Dont forget to update your bootloader "e.g. grub"

----------

## Jaglover

spikyatlinux,

I have experienced modules failing to load even if the kernel version is the same but is reconfigured and rebuilt. Thus I recommended making sure the kernel image is correct and rebuilding the modules. 

However, ingenious never responded to this. This makes me think his/her issue is not serious.

----------

## ingenious

 *Jaglover wrote:*   

> 
> 
> I have experienced modules failing to load even if the kernel version is the same but is reconfigured and rebuilt. Thus I recommended making sure the kernel image is correct and rebuilding the modules. 
> 
> However, ingenious never responded to this. This makes me think his/her issue is not serious.

 

Maybe I wasn't clear enough in previous posting,  but I tried that already due to no effect.

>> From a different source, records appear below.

int build_x6_images(const wn_config& cfg, ModelData& W, bool skip_encoder) {
  std::vector<const Linear*> ws;
  static const std::vector<EncLayer> no_layers;
  const std::vector<EncLayer>& enc_layers = skip_encoder ? no_layers : W.layers;
  for (const auto& L : enc_layers) { ws.push_back(&L.ffm1); ws.push_back(&L.ffm2);
                                    ws.push_back(&L.ff1); ws.push_back(&L.ff2);
                                    ws.push_back(&L.qkv); ws.push_back(&L.out);
                                    ws.push_back(&L.pw2); ws.push_back(&L.pw1); }
  for (const Decoder* D : {&W.left, &W.right})
    for (const auto& L : D->layers) {
      ws.push_back(&L.self_qkv); ws.push_back(&L.self_out); ws.push_back(&L.src_q);
      ws.push_back(&L.src_kv); ws.push_back(&L.src_out); ws.push_back(&L.ff1);
      ws.push_back(&L.ff2);
    }
  for (const auto& L : W.tf_layers) { ws.push_back(&L.qkv); ws.push_back(&L.out);
                                       ws.push_back(&L.ff1); ws.push_back(&L.ff2); }
  if (W.conv2.w && !skip_encoder) ws.push_back(&W.conv2);
  if (W.sub_out.w && !skip_encoder) ws.push_back(&W.sub_out);
  std::vector<const Linear*> vocab;
  if (W.ctc.w) vocab.push_back(&W.ctc);
  for (const Decoder* D : {&W.left, &W.right})
    if (D->out.w) vocab.push_back(&D->out);
  for (const Linear* l : vocab) ws.push_back(l);
  size_t bytes = 0;
  for (const Linear* l : ws)
    if (l->w && l->in % 16 == 0) bytes += x6_bytes(l->out, l->in);
  if (bytes > 0) {
    WN_TRY(W.weights_x6.ensure(bytes));
    char* p = W.weights_x6.as<char>();
    for (const Linear* l : ws) {
      if (!l->w || l->in % 16 != 0 || W.x6_at.count(l->w)) continue;
      WN_TRY(x6_split(l->w, l->out, l->in, l->in, p, nullptr));
      W.x6_at[l->w] = p;
      p += x6_bytes(l->out, l->in);
    }
  }
  if (cfg.d_model == 256) {
    std::vector<const Linear*> w2s;
    for (const auto& L : enc_layers) { w2s.push_back(&L.ffm2); w2s.push_back(&L.ff2); }
    size_t pbytes = 0;
    for (const Linear* l : w2s)
      if (l->w && l->in % 64 == 0 && l->out == 256) pbytes += x6_bytes(l->out, l->in);
    if (pbytes > 0) {
      WN_TRY(W.weights_x6p.ensure(pbytes));
      char* q = W.weights_x6p.as<char>();
      for (const Linear* l : w2s) {
        if (!l->w || l->in % 64 != 0 || l->out != 256 || W.x6p_at.count(l->w)) continue;
        WN_TRY(x6_split_perm(l->w, l->out, l->in, l->in, q, nullptr));
        W.x6p_at[l->w] = q;
        q += x6_bytes(l->out, l->in);
      }
    }
  }
  if (cfg.d_model == 256 && cfg.n_heads == 4) {
    size_t n_q = 0;
    for (const auto& L : enc_layers)
      if (L.qkv.w && L.qkv.b && L.qkv.out == 768 && L.qkv.in == 256 && L.pos_tab) ++n_q;
    if (n_q > 0) {
      const size_t img = x6_bytes(768, 256), per = img + 768 * sizeof(float);
      DevBuf stage;
      WN_TRY(stage.ensure((size_t)768 * 256 * sizeof(float)));
      WN_TRY(W.weights_x6q.ensure(n_q * per));
      char* q = W.weights_x6q.as<char>();
      for (const auto& L : enc_layers) {
        if (!(L.qkv.w && L.qkv.b && L.qkv.out == 768 && L.qkv.in == 256 && L.pos_tab) ||
            W.x6q_at.count(L.qkv.w))
          continue;
        float* qb = reinterpret_cast<float*>(q + img);
        for (int h = 0; h < 4; ++h)
          for (int part = 0; part < 3; ++part) {
            const size_t nr = (size_t)h * 192 + part * 64, orow = (size_t)part * 256 + h * 64;
            WN_HIP(hipMemcpyAsync(stage.as<float>() + nr * 256, L.qkv.w + orow * 256,
                                  64 * 256 * sizeof(float), hipMemcpyDeviceToDevice, nullptr));
            WN_HIP(hipMemcpyAsync(qb + nr, L.qkv.b + orow, 64 * sizeof(float),
                                  hipMemcpyDeviceToDevice, nullptr));
          }
        WN_TRY(x6_split(stage.as<float>(), 768, 256, 256, q, nullptr));
        W.x6q_at[L.qkv.w] = {q, qb};
        q += per;
      }
      WN_HIP(hipStreamSynchronize(nullptr));
    }
  }
  size_t b4_floats = 0;
  for (const Linear* l : vocab)
    if (l->b && l->out % 4 != 0) b4_floats += (size_t)(l->out + 3) / 4 * 4;
  if (b4_floats > 0) {
    WN_TRY(W.bias4_buf.ensure(b4_floats * sizeof(float)));
    WN_HIP(hipMemsetAsync(W.bias4_buf.p, 0, b4_floats * sizeof(float), nullptr));
    float* q = W.bias4_buf.as<float>();
    for (const Linear* l : vocab) {
      if (!l->b || l->out % 4 == 0 || W.bias4.count(l->w)) continue;
      WN_HIP(hipMemcpyAsync(q, l->b, (size_t)l->out * sizeof(float), hipMemcpyDeviceToDevice,
                            nullptr));
      W.bias4[l->w] = q;
      q += (l->out + 3) / 4 * 4;
    }
  }
  return 0;
}

int vocab_linear(wn_model* m, const Linear& l, const float* A, int lda, float* C, int ldc,
                 int M, hipStream_t s) {
  const ModelData& W = *m->data;
  const int V = l.out, V4 = (V + 3) / 4 * 4;
  WN_CHECK(ldc >= V4 && ldc % 4 == 0, "vocab_linear: pitch");
  const void* w6 = nullptr;
  const float* bias = l.b;
  if (t_gemm_prec == PREC_F32 && tune().gemm_x6 != 0 && tune().x6_linear != 0 &&
      l.in % 16 == 0 && lda % 4 == 0 && M >= 512) {
    auto it = W.x6_at.find(l.w);
    if (it != W.x6_at.end()) w6 = it->second;
    if (w6 && V != V4 && l.b) {
      bias = nullptr;
      auto ib = W.bias4.find(l.w);
      if (ib != W.bias4.end()) bias = ib->second;
      if (!bias) w6 = nullptr;
    }
  }
  if (!w6) return linear(l, A, lda, C, ldc, M, s);
  WN_TRY(m->x6_lin.ensure(x6_bytes(M, l.in)));
  WN_TRY(x6_split(A, M, l.in, lda, m->x6_lin.as<char>(), s));
  X6Args x;
  x.A3 = m->x6_lin.as<char>(); x.B3 = w6; x.M = M; x.N = V4; x.K = l.in;
  x.epi = 0; x.bias = bias; x.C = C; x.ldc = ldc;
  return gemm_x6(x, s);
}

namespace wn {
namespace {

__global__ void build_conv2_pix_kernel(const int* row_utt2, const int* off2, const int* off1,
                                       int M, int F1, int F2, int fstep, int* a_pix) {
  const int i = blockIdx.x * blockDim.x + threadIdx.x;
  if (i >= M * F2) return;
  const int g = i / F2, f2 = i % F2;
  const int u = row_utt2[g];
  a_pix[i] = (off1[u] + 2 * (g - off2[u])) * F1 + fstep * f2;
}

__global__ void build_conv2_rows_kernel(const int* row_utt2, const int* off2,
                                        const int* off1, int M, int F1, int F2,
                                        int C, int64_t* a_row_off) {
  const int i = blockIdx.x * blockDim.x + threadIdx.x;
  if (i >= M * F2) return;
  const int g = i / F2, f2 = i % F2;
  const int u = row_utt2[g];
  const int t2 = g - off2[u];
  const int64_t t1 = off1[u] + 2 * t2;
  a_row_off[i] = (t1 * F1 + 2 * f2) * (int64_t)C;
}

__global__ void scatter_padded_kernel(const float* src, int lds, const int* off,
                                      const int* len, int Tp, int D4,
                                      float* dst) {
  const int b = blockIdx.y, t = blockIdx.x;
  f32x4* d = reinterpret_cast<f32x4*>(dst + ((int64_t)b * Tp + t) * D4 * 4);
  if (t < len[b]) {
    const f32x4* s =
        reinterpret_cast<const f32x4*>(src + (int64_t)(off[b] + t) * lds);
    for (int i = threadIdx.x; i < D4; i += blockDim.x) d[i] = s[i];
  } else {
    const f32x4 z = {0.f, 0.f, 0.f, 0.f};
    for (int i = threadIdx.x; i < D4; i += blockDim.x) d[i] = z;
  }
}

I'm quite sure the problem arises from what was in the first entry of the topic: CHOST="i686-pc-linux-gnu" and hence my vboxdrv is M686. vboxdrv is provided by app-emulation/virtualbox-modules, and is not built with the kernel, i.e. make modules_install won't affect it. At the other hand, my kernel is MK8 and hence the other part of the dmesg error.

I'm still searching for any workarounds for this confusion.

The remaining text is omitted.